I am fond of Peter Thiel’s interview question: “what is one thing you believe that most others don’t?”
One of my own answers to this question is that within the next few decades, meat as we know it will be obsolete. Most of this country will be plant based or eating meat that is grown in a lab, not from a slaughtered animal.
Welcome to my world!
I have never eaten meat or fish and am proud to be a vegetarian since birth (though I should probably start calling myself “plant based” instead. Much trendier).
Personal preference and potential health benefits aside, there are two major reasons to be vegetarian:
- Ethical: Globally, over 70 billion land animals are killed each year for consumption. The vast majority of these animals are bred simply for slaughter and the industry is fraught with inhumane practices. I won’t go into the gory details here else you stop reading this post out of disgust or shame 🙂
- Environmental: The meat industry is the primary source of methane and nitrous oxide gases, which have a more intense global warming impact than carbon dioxide. Some estimates suggest the livestock industry’s impact on global warming is equivalent to driving all the cars, planes, and trucks in the world. Meat is also the single biggest cause of deforestation, clearing out forests so we have land to cultivate huge volumes of animal feed.
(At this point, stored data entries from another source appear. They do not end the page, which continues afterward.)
template <int NWORK>
struct BlockOps {
    static constexpr int NW = NWORK;
    static constexpr int WTHREADS = NWORK * 64;

    template <int CTRL, int ROW_MASK>
    static __device__ __forceinline__ double dpp_add(double v) {
        const long long b = __double_as_longlong(v);
        const int lo = __builtin_amdgcn_update_dpp(0, (int)(b & 0xFFFFFFFFll), CTRL, ROW_MASK, 0xf, true);
        const int hi = __builtin_amdgcn_update_dpp(0, (int)(b >> 32), CTRL, ROW_MASK, 0xf, true);
        return v + __longlong_as_double(((long long)hi << 32) | (unsigned long long)(unsigned)lo);
    }
    static __device__ __forceinline__ double wave_sum_lane63(double v) {
        v = dpp_add<0x111, 0xf>(v);
        v = dpp_add<0x112, 0xf>(v);
        v = dpp_add<0x114, 0xf>(v);
        v = dpp_add<0x118, 0xf>(v);
        v = dpp_add<0x142, 0xa>(v);
        v = dpp_add<0x143, 0xc>(v);
        return v;
    }
    static __device__ __forceinline__ double wave_sum(double v) {
#pragma unroll
        for (int off = 32; off > 0; off >>= 1) v += __shfl_xor(v, off, 64);
        return v;
    }
    static __device__ __forceinline__ int wave_sum_i(int v) {
#pragma unroll
        for (int off = 32; off > 0; off >>= 1) v += __shfl_xor(v, off, 64);
        return v;
    }

    static __device__ __forceinline__ double fold32(double a, double b) {
        const unsigned long long ab = (unsigned long long)__double_as_longlong(a), bb = (unsigned long long)__double_as_longlong(b);
        const auto lo = __builtin_amdgcn_permlane32_swap((unsigned)ab, (unsigned)bb, false, false);
        const auto hi = __builtin_amdgcn_permlane32_swap((unsigned)(ab >> 32), (unsigned)(bb >> 32), false, false);
        return __longlong_as_double((long long)(((unsigned long long)hi[0] << 32) | lo[0])) +
               __longlong_as_double((long long)(((unsigned long long)hi[1] << 32) | lo[1]));
    }
    static __device__ __forceinline__ double fold16(double a, double b) {
        const unsigned long long ab = (unsigned long long)__double_as_longlong(a), bb = (unsigned long long)__double_as_longlong(b);
        const auto lo = __builtin_amdgcn_permlane16_swap((unsigned)ab, (unsigned)bb, false, false);
        const auto hi = __builtin_amdgcn_permlane16_swap((unsigned)(ab >> 32), (unsigned)(bb >> 32), false, false);
        return __longlong_as_double((long long)(((unsigned long long)hi[0] << 32) | lo[0])) +
               __longlong_as_double((long long)(((unsigned long long)hi[1] << 32) | lo[1]));
    }

    template <bool W>
    static __device__ __forceinline__ void sum28_fold(double* acc, double (*red)[28], bool sc = false) {
        const int lane = threadIdx.x & 63, wv = W ? (int)(threadIdx.x >> 6) : NW;
        if (W || sc) {
            double s14[14], s7[7];
#pragma unroll
            for (int k = 0; k < 14; ++k) s14[k] = fold32(acc[k], acc[14 + k]);
// ... 39 lines not shown
            }
        }
        __syncthreads();
#pragma unroll
        for (int k = 0; k < N; ++k) {
            double s = red[0][k];
#pragma unroll
            for (int w = 1; w < NW; ++w) s += red[w][k];
            out[k] = s;
        }
        __syncthreads();
    }

    template <bool W>
    static __device__ __forceinline__ int sum_int(int v, int* ired, bool sc = false) {
        const int lane = threadIdx.x & 63, wv = W ? (int)(threadIdx.x >> 6) : NW;
        if (W || sc) {
            const int s = wave_sum_i(v);
            if (lane == 0) ired[wv] = s;
        }
        __syncthreads();
        int t = 0;
#pragma unroll
        for (int w = 0; w < NW; ++w) t += ired[w];
        if (sc) t += ired[NW];
        __syncthreads();
        return t;
    }

    template <bool W>
    static __device__ __forceinline__ void sum_int4(const int* v, double (*red)[28], int* out, bool sc = false) {
        const int lane = threadIdx.x & 63, wv = W ? (int)(threadIdx.x >> 6) : NW;
        if (W || sc) {
#pragma unroll
            for (int k = 0; k < 4; ++k) {
                const int t = wave_sum_i(v[k]);
                if (lane == 0) reinterpret_cast<int*>(&red[wv][0])[k] = t;
            }
        }
        __syncthreads();
#pragma unroll
        for (int k = 0; k < 4; ++k) {
            int t = 0;
#pragma unroll
            for (int w = 0; w < NW; ++w) t += reinterpret_cast<const int*>(&red[w][0])[k];
            if (sc) t += reinterpret_cast<const int*>(&red[NW][0])[k];
            out[k] = t;
        }
    }

    static constexpr int HIST_W = 260;
    static constexpr int SEL_HW = 64, SEL_PART = 6 * SEL_HW;
    static_assert(SEL_PART * 4 % 8 == 0 && SEL_PART + 8 * (NWORK + 1) <= 2 * HIST_W, "selection scratch");

    static __device__ __forceinline__ int wave_incl_scan_i(int v) {
        v += __builtin_amdgcn_update_dpp(0, v, 0x111, 0xf, 0xf, true);
        v += __builtin_amdgcn_update_dpp(0, v, 0x112, 0xf, 0xf, true);
        v += __builtin_amdgcn_update_dpp(0, v, 0x114, 0xf, 0xf, true);
        v += __builtin_amdgcn_update_dpp(0, v, 0x118, 0xf, 0xf, true);
        v += __builtin_amdgcn_update_dpp(0, v, 0x142, 0xa, 0xf, true);
        v += __builtin_amdgcn_update_dpp(0, v, 0x143, 0xc, 0xf, true);
        return v;
    }
    static __device__ __forceinline__ void sel_scan(const unsigned* h, int kk, int& bin, int& below, int& cnt) {
        const int lane = threadIdx.x & 63;
        const unsigned w = h[lane];
        const int c0 = (int)(w & 0xFFFFu), c1 = (int)(w >> 16), sum = c0 + c1;
        const int incl = wave_incl_scan_i(sum), excl = incl - sum;
        const unsigned long long hit = __ballot(excl <= kk && kk < incl);
        const int L = hit ? __builtin_ctzll(hit) : 0;
        const bool up = kk >= excl + c0;
        bin = __builtin_amdgcn_readlane(2 * lane + (up ? 1 : 0), L);
        below = __builtin_amdgcn_readlane(excl + (up ? c0 : 0), L);
        cnt = __builtin_amdgcn_readlane(up ? c1 : c0, L);
    }
    template <int N, typename K, typename KeyFn>
    static __device__ __forceinline__ void sel_and_or(KeyFn&& key, unsigned mask, unsigned long long* part) {
        K k_and = ~(K)0, k_or = 0;
#pragma unroll
        for (int k = 0; k < N; ++k)
            if ((mask >> k) & 1u) {
                const K kv = key(k);
                k_and &= kv;
                k_or |= kv;
            }
        auto dpp_step = [&](auto ctrl_c, auto rmask_c) {
            constexpr int CTRL = decltype(ctrl_c)::value, RM = decltype(rmask_c)::value;
            const unsigned alo = (unsigned)k_and, ahi = (unsigned)((unsigned long long)k_and >> 32);
            const unsigned olo = (unsigned)k_or, ohi = (unsigned)((unsigned long long)k_or >> 32);
            const unsigned a0 = (unsigned)__builtin_amdgcn_update_dpp((int)alo, (int)alo, CTRL, RM, 0xf, false);
            const unsigned a1 = (unsigned)__builtin_amdgcn_update_dpp((int)ahi, (int)ahi, CTRL, RM, 0xf, false);
            const unsigned o0 = (unsigned)__builtin_amdgcn_update_dpp((int)olo, (int)olo, CTRL, RM, 0xf, false);
            const unsigned o1 = (unsigned)__builtin_amdgcn_update_dpp((int)ohi, (int)ohi, CTRL, RM, 0xf, false);
            k_and &= (K)(((unsigned long long)a1 << 32) | a0);
            k_or |= (K)(((unsigned long long)o1 << 32) | o0);
        };
        using std::integral_constant;
        dpp_step(integral_constant<int, 0x111>{}, integral_constant<int, 0xf>{});
        dpp_step(integral_constant<int, 0x112>{}, integral_constant<int, 0xf>{});
        dpp_step(integral_constant<int, 0x114>{}, integral_constant<int, 0xf>{});
        dpp_step(integral_constant<int, 0x118>{}, integral_constant<int, 0xf>{});
        dpp_step(integral_constant<int, 0x142>{}, integral_constant<int, 0xa>{});
        dpp_step(integral_constant<int, 0x143>{}, integral_constant<int, 0xc>{});
        if ((threadIdx.x & 63) == 63) {
            part[0] = (unsigned long long)k_and;
            part[1] = (unsigned long long)k_or;
        }
    }

    template <int NA, int NB, bool W, typename K, int BITS, typename KeyA, typename KeyB>
    static __device__ __forceinline__ void select2(KeyA&& ka, unsigned ma, int ktha, bool acta, KeyB&& kb, unsigned mb, int kthb, bool actb,
                                                   unsigned* S, unsigned long long* xchg, int& rot, K& outa, K& outb, bool sc = false) {
        static_assert(BITS == 32 || BITS == 64, "32- or 64-bit keys");
        const int tid = threadIdx.x, wv = tid >> 6;
        const bool own_b = W ? !sc : sc;
        constexpr bool PFA = BITS == 64 && NA >= 8, PFB = BITS == 64 && NB >= 8;
        K anda = 0, ora = ~(K)0, andb = 0, orb = ~(K)0;
        if (PFA || PFB) {
            unsigned long long* part = reinterpret_cast<unsigned long long*>(S + SEL_PART);
            if (W) {
                if (PFA) sel_and_or<NA, K>(ka, ma, part + 4 * wv);
                if (PFB && !sc) sel_and_or<NB, K>(kb, mb, part + 4 * wv + 2);
            }
            __syncthreads();
            unsigned long long a0 = ~0ull, o0 = 0ull, a1 = ~0ull, o1 = 0ull;
#pragma unroll
            for (int w = 0; w < NWORK; ++w) {
                if (PFA) { a0 &= part[4 * w]; o0 |= part[4 * w + 1]; }
                if (PFB) { a1 &= part[4 * w + 2]; o1 |= part[4 * w + 3]; }
            }
            if (PFA) { anda = (K)a0; ora = (K)o0; }
            if (PFB && !sc) { andb = (K)a1; orb = (K)o1; }
        }
        auto top_bit = [](K differ) -> int {
            return differ == 0 ? -1 : (BITS - 1) - (BITS == 64 ? __clzll((unsigned long long)differ) : __clz((unsigned)differ));
        };
        K pa = anda, pb = andb;
        int kka = ktha, kkb = kthb;
        int hia = acta ? top_bit(anda ^ ora) : -1, hib = actb ? top_bit(andb ^ orb) : -1;
        bool penda = false, pendb = false;
        auto count = [&](auto n_c, auto&& key, unsigned mask, K prefix, int hi, int lo, unsigned* h) {
            constexpr int N = decltype(n_c)::value;
#pragma unroll
            for (int k = 0; k < N; ++k) {
                const K kv = key(k);
                const K diff = kv ^ prefix;
                const bool same = hi + 1 >= BITS ? true : (diff >> (hi + 1 >= BITS ? 0 : hi + 1)) == 0;
                const unsigned bin = (unsigned)((kv >> lo) & 127);
                if (((mask >> k) & 1u) && same) atomicAdd(&h[bin >> 1], 1u << (16 * (bin & 1u)));
            }
        };
        auto decide = [&](auto n_c, bool own, auto&& key, unsigned mask, const unsigned* h, K& prefix, int& kk, int& hi, int lo, bool& pend,
                          unsigned long long* mail) {
            constexpr int N = decltype(n_c)::value;
            int bin, below, cnt;
            sel_scan(h, kk, bin, below, cnt);
            prefix = (prefix & ~((K)127 << lo)) | ((K)bin << lo);
            kk -= below;
            hi = lo - 1;
            if (cnt == 1 && lo > 0) {
                if (own) {
#pragma unroll
                    for (int k = 0; k < N; ++k) {
                        const K kv = key(k);
                        if (((mask >> k) & 1u) && ((kv ^ prefix) >> lo) == 0) *mail = (unsigned long long)kv;
                    }
                }
                pend = true;
                hi = -1;
            }
        };
        using std::integral_constant;
        while (hia >= 0 || hib >= 0) {
            const int loa = hia >= 6 ? hia - 6 : 0, lob = hib >= 6 ? hib - 6 : 0;
            unsigned* const ha = S + rot * SEL_HW;
            unsigned* const hb = S + (3 + rot) * SEL_HW;
            if (W && hia >= 0) count(integral_constant<int, NA>{}, ka, ma, pa, hia, loa, ha);
            if (own_b && hib >= 0) count(integral_constant<int, NB>{}, kb, mb, pb, hib, lob, hb);
            __syncthreads();
            if (W && tid < 2 * SEL_HW) {
                const int rc = rot == 0 ? 2 : rot - 1;
                S[((tid >> 6) * 3 + rc) * SEL_HW + (tid & 63)] = 0u;
            }
            if (hia >= 0) decide(integral_constant<int, NA>{}, W, ka, ma, ha, pa, kka, hia, loa, penda, xchg);
            if (hib >= 0) decide(integral_constant<int, NB>{}, own_b, kb, mb, hb, pb, kkb, hib, lob, pendb, xchg + 1);
            rot = rot == 2 ? 0 : rot + 1;
        }
        __syncthreads();
        if (penda) pa = (K)xchg[0];
        if (pendb) pb = (K)xchg[1];
        if (acta) outa = pa;
        if (actb) outb = pb;
    }

    template <int NA, int NB, bool W>
    static __device__ __forceinline__ void mad_sigma2(const double* va, unsigned ma, int na, const double* vb, unsigned mb, int nb, unsigned* S,
                                                      unsigned long long* xchg, int& rot, double& sa, double& sb, bool sc = false) {
        sa = 0.0;
        sb = 0.0;
        const bool acta = na != 0, actb = nb != 0;
        if (!acta && !actb) return;
        auto image = [](double v) -> unsigned long long {
            const unsigned long long b = (unsigned long long)__double_as_longlong(v);
            return (b >> 63) ? ~b : (b | 0x8000000000000000ull);
        };
        auto value = [](unsigned long long k) -> double {
            return __longlong_as_double((long long)((k >> 63) ? (k & 0x7FFFFFFFFFFFFFFFull) : ~k));
        };
        unsigned long long ra = 0ull, rb = 0ull;
        select2<NA, NB, W, unsigned long long, 64>([&](int k) { return image(va[k]); }, ma, na / 2, acta, [&](int k) { return image(vb[k]); }, mb,
                                                   nb / 2, actb, S, xchg, rot, ra, rb, sc);
        const double meda = value(ra), medb = value(rb);
        unsigned qa = 0u, qb = 0u;
        select2<NA, NB, W, unsigned, 32>([&](int k) { return __float_as_uint(fabsf((float)(va[k] - meda))); }, ma, na / 2, acta,
                                         [&](int k) { return __float_as_uint(fabsf((float)(vb[k] - medb))); }, mb, nb / 2, actb, S, xchg, rot, qa, qb, sc);
        if (acta) sa = 1.4826 * (double)__uint_as_float(qa);
        if (actb) sb = 1.4826 * (double)__uint_as_float(qb);
    }

    template <int N, bool W>
    static __device__ __forceinline__ void sum_at(const double* v, double (*red)[28], int slot0, double* out, bool sc = false) {
        const int lane = threadIdx.x & 63, wv = W ? (int)(threadIdx.x >> 6) : NW;
        if (W || sc) {
#pragma unroll
            for (int k = 0; k < N; ++k) {
                const double s = wave_sum_lane63(v[k]);
                if (lane == 63) red[wv][slot0 + k] = s;
            }
        }
        __syncthreads();
#pragma unroll
        for (int k = 0; k < N; ++k) {
            double s = red[0][slot0 + k];
#pragma unroll
            for (int w = 1; w < NW; ++w) s += red[w][slot0 + k];
            if (sc) s += red[NW][slot0 + k];
            out[k] = s;
        }
    }

    template <int NA, int NB, bool W>
    static __device__ __forceinline__ void outlier_cut(const double* ra, unsigned ma, int na, bool do_a, const double* rb, unsigned mb, int nb,
                                                       bool do_b, double inlier_k, unsigned& inla, unsigned& inlb, unsigned* S,
                                                       unsigned long long* xchg, int& rot, double (*red)[28], int* cnt, bool sc = false) {
        const bool own_b = W ? !sc : sc;
        double sa, sb;
        mad_sigma2<NA, NB, W>(ra, do_a ? ma : 0u, do_a ? na : 0, rb, do_b ? mb : 0u, do_b ? nb : 0, S, xchg, rot, sa, sb, sc);
        double v[6] = {0.0, 0.0, 0.0, 0.0, 0.0, 0.0};
        if (W) {
#pragma unroll
            for (int k = 0; k < NA; ++k)
                if (do_a && ((ma >> k) & 1u)) {
                    if (ra[k] < 2.0 * sa) {
                        v[0] += ra[k];
                        v[1] += 1.0;
                    }
                    v[2] += ra[k];
                }
        }
        if (own_b) {
#pragma unroll
            for (int k = 0; k < NB; ++k)
                if (do_b && ((mb >> k) & 1u)) {
                    if (rb[k] < 2.0 * sb) {
                        v[3] += rb[k];
                        v[4] += 1.0;
                    }
                    v[5] += rb[k];
// ... 147 lines not shown
#pragma unroll
        for (int i = 0; i < 16; ++i) DT[i] = sh->DT[i];
        pm::step_pose(DT, inc);
#pragma unroll
        for (int i = 0; i < 16; ++i) sh->DT[i] = DT[i];
    }
    if (norm3(inc) < min_error_change && norm3(inc + 3) < min_error_change) {
        sh->action = ACT_BREAK;
        return;
    }
    sh->err_prev = err;
    sh->action = ACT_CONTINUE;
}
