       double y = gin[u][r] * act_slope_t<GEN>(h[(L) - 1][u][r], a.act);                                              \
       pin(y);                                                                                                        \
       GN[u][r] = y;                                                                                                  \
     };                                                                                                               \
-    layer_bwd<G, G::KSH, NT, NT>(Wl + (q_ & 1) * G::WSIZE, GP, gin, c, g, fin, [&](int i) {                          \
+    layer_bwd<G, G::KSH, NT, NT, TH>(Wl + (q_ & 1) * G::WSIZE, GP, gin, c, g, fin, [&](int i) {                          \
       deal<NI, NPC>(i, [&](int j) {                                                                                  \
         if (j < 4 * NT) publish_piece<G, NT>(Gt + ((L) & 1) * G::TSIZE, GP, wave, c, g, j);                          \
         else publish_piece<G, NT>(Xt + ((L) & 1) * G::TSIZE, h[(L) - 1], wave, c, g, j - 4 * NT);                    \
       });                                                                                                            \
     });                                                                                                              \
     STAMP(56 + (L));                                                                                                 \
-    _Pragma("unroll") for (int r = 0; r < 4; ++r) fin(NT - 1, r);                                                    \
+    _Pragma("unroll") for (int r = 0; r < 4; ++r) fin_last<G, NT, TH>(fin, r);                                                    \
     STAMP(50 + (L));                                                                                                 \
     lds_barrier();                                                                                                   \
     STAMP(12 + q_);                                                                                                  \
@@ -693,7 +802,7 @@
 #undef LGN_CHAIN_BSTEP
   {
     v4d gx[1];
-    layer_bwd<G, G::KSH, 1, NT>(Wl + 0 * G::WSIZE, gpB, gx, c, g, [&](int, int) {}, [&](int i) {
+    layer_bwd<G, G::KSH, 1, NT, TH>(Wl + 0 * G::WSIZE, gpB, gx, c, g, [&](int, int) {}, [&](int i) {
       deal<G::KSH, 4 * NT + 4>(i, [&](int j) {
         if (j < 4 * NT) publish_piece<G, NT>(Gt, gpB, wave, c, g, j);
         else publish_piece<G, 1>(Xt, xb, wave, c, g, j - 4 * NT);
@@ -739,7 +848,7 @@
   v4d h0[G::NT], h1[G::NT];
   double* hs = SAVE ? saved_ptr16<G>(a, lane) : nullptr;
 #define LGN_CHAIN_STEP(Q, HIN, HOUT, KS, NTI)                                                                        \
-  layer_fwd<G, KS, NTI, GEN>(Wl + (Q & 1) * G::WSIZE, HIN, HOUT, c, g, a.act, [&](int i) {                          \
+  layer_fwd<G, KS, NTI, GEN, false>(Wl + (Q & 1) * G::WSIZE, HIN, HOUT, c, g, a.act, [&](int i) {                          \
     if (SAVE && Q > 0) deal<KS * G::NT, 2 * NTI>(i, [&](int j) { save_piece<G>(hs, Q - 1, HIN, j); });              \
   });                                                                                                                \
   lds_barrier();
@@ -871,7 +980,7 @@
   } else {
     lds_barrier();
 #define LGN_CHAIN_STEP(Q, HIN, KS, NTI)                                                                              \
-  layer_fwd<G, KS, NTI, GEN>(Wl + (Q & 1) * G::WSIZE, HIN, h[Q], c, g, a.act, [&](int) {});                          \
+  layer_fwd<G, KS, NTI, GEN, false>(Wl + (Q & 1) * G::WSIZE, HIN, h[Q], c, g, a.act, [&](int) {});                          \
   lds_barrier();
     LGN_CHAIN_STEP(0, xb, G::KS0, 1)
     LGN_CHAIN_STEP(1, h[0], G::KSH, NT)
@@ -889,7 +998,7 @@
       pin(y);
       gpA[u][r] = y;
     };
-    layer_bwd<G, G::KS0, NT, 1>(Wl + 0 * G::WSIZE, gout, gin, c, g, fin, [&](int i) {
+    layer_bwd<G, G::KS0, NT, 1, false>(Wl + 0 * G::WSIZE, gout, gin, c, g, fin, [&](int i) {
       deal<NI, NPC>(i, [&](int j) {
         if (j < 4) publish_piece<G, 1>(Gt, gout, 0, c, g, j);
         else if (j < 4 + 4 * NT) publish_piece<G, NT>(Xt, h[NH - 1], 0, c, g, j - 4);
@@ -908,7 +1017,7 @@
       pin(y);                                                                                                        \
       GN[u][r] = y;                                                                                                  \
     };                                                                                                               \
-    layer_bwd<G, G::KSH, NT, NT>(Wl + (q_ & 1) * G::WSIZE, GP, gin, c, g, fin, [&](int i) {                          \
+    layer_bwd<G, G::KSH, NT, NT, false>(Wl + (q_ & 1) * G::WSIZE, GP, gin, c, g, fin, [&](int i) {                          \
       deal<NI, NPC>(i, [&](int j) {                                                                                  \
         if (j < 4 * NT) publish_piece<G, NT>(Gt + ((L) & 1) * G::TSIZE, GP, 0, c, g, j);                             \
         else if (j < 8 * NT) publish_piece<G, NT>(Xt + ((L) & 1) * G::TSIZE, h[(L) - 1], 0, c, g, j - 4 * NT);       \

As the global population grows, demand for food and meat is growing too, exacerbating these tragedies.
There is rapid growth in plant-based meat alternatives like Beyond Meat and Impossible Foods. These are good products and a nice start. However, they are far from adequate to make a dent in meat consumption in this country.
Hey @ElonMusk, we need you to tackle meat too.
To solve the issues above, we need meat alternatives that taste the same if not better, cost the same or cheaper, and have the same nutritional value, or better.
The answer is lab grown meat. And it is coming soon to a supermarket near you. This is meat that is cultivated in labs, grown in-vitro, and molecularly identical to livestock meat. It tastes the same. It is the same. But no animals are killed in the process and it has the potential to eliminate all of the issues raised above. Eat that!
Science fiction or reality? Somewhere in between, but sprinting towards reality. Lab grown meat and fish does exist already. But it is not yet scalable, affordable, or reliably producible. I have no idea whether the breakthroughs will be in this decade or the next one, but it is inevitable and I’m excited to see it happen. There are many talented scientists, entrepreneurs, and labs making progress on this every day. In fact, my partners Tess Hatch and David Cowan have invested in a number of companies tackling this problem.
I’m thrilled my offspring will grow up in a world where “cruel meat” is akin to a palm pilot.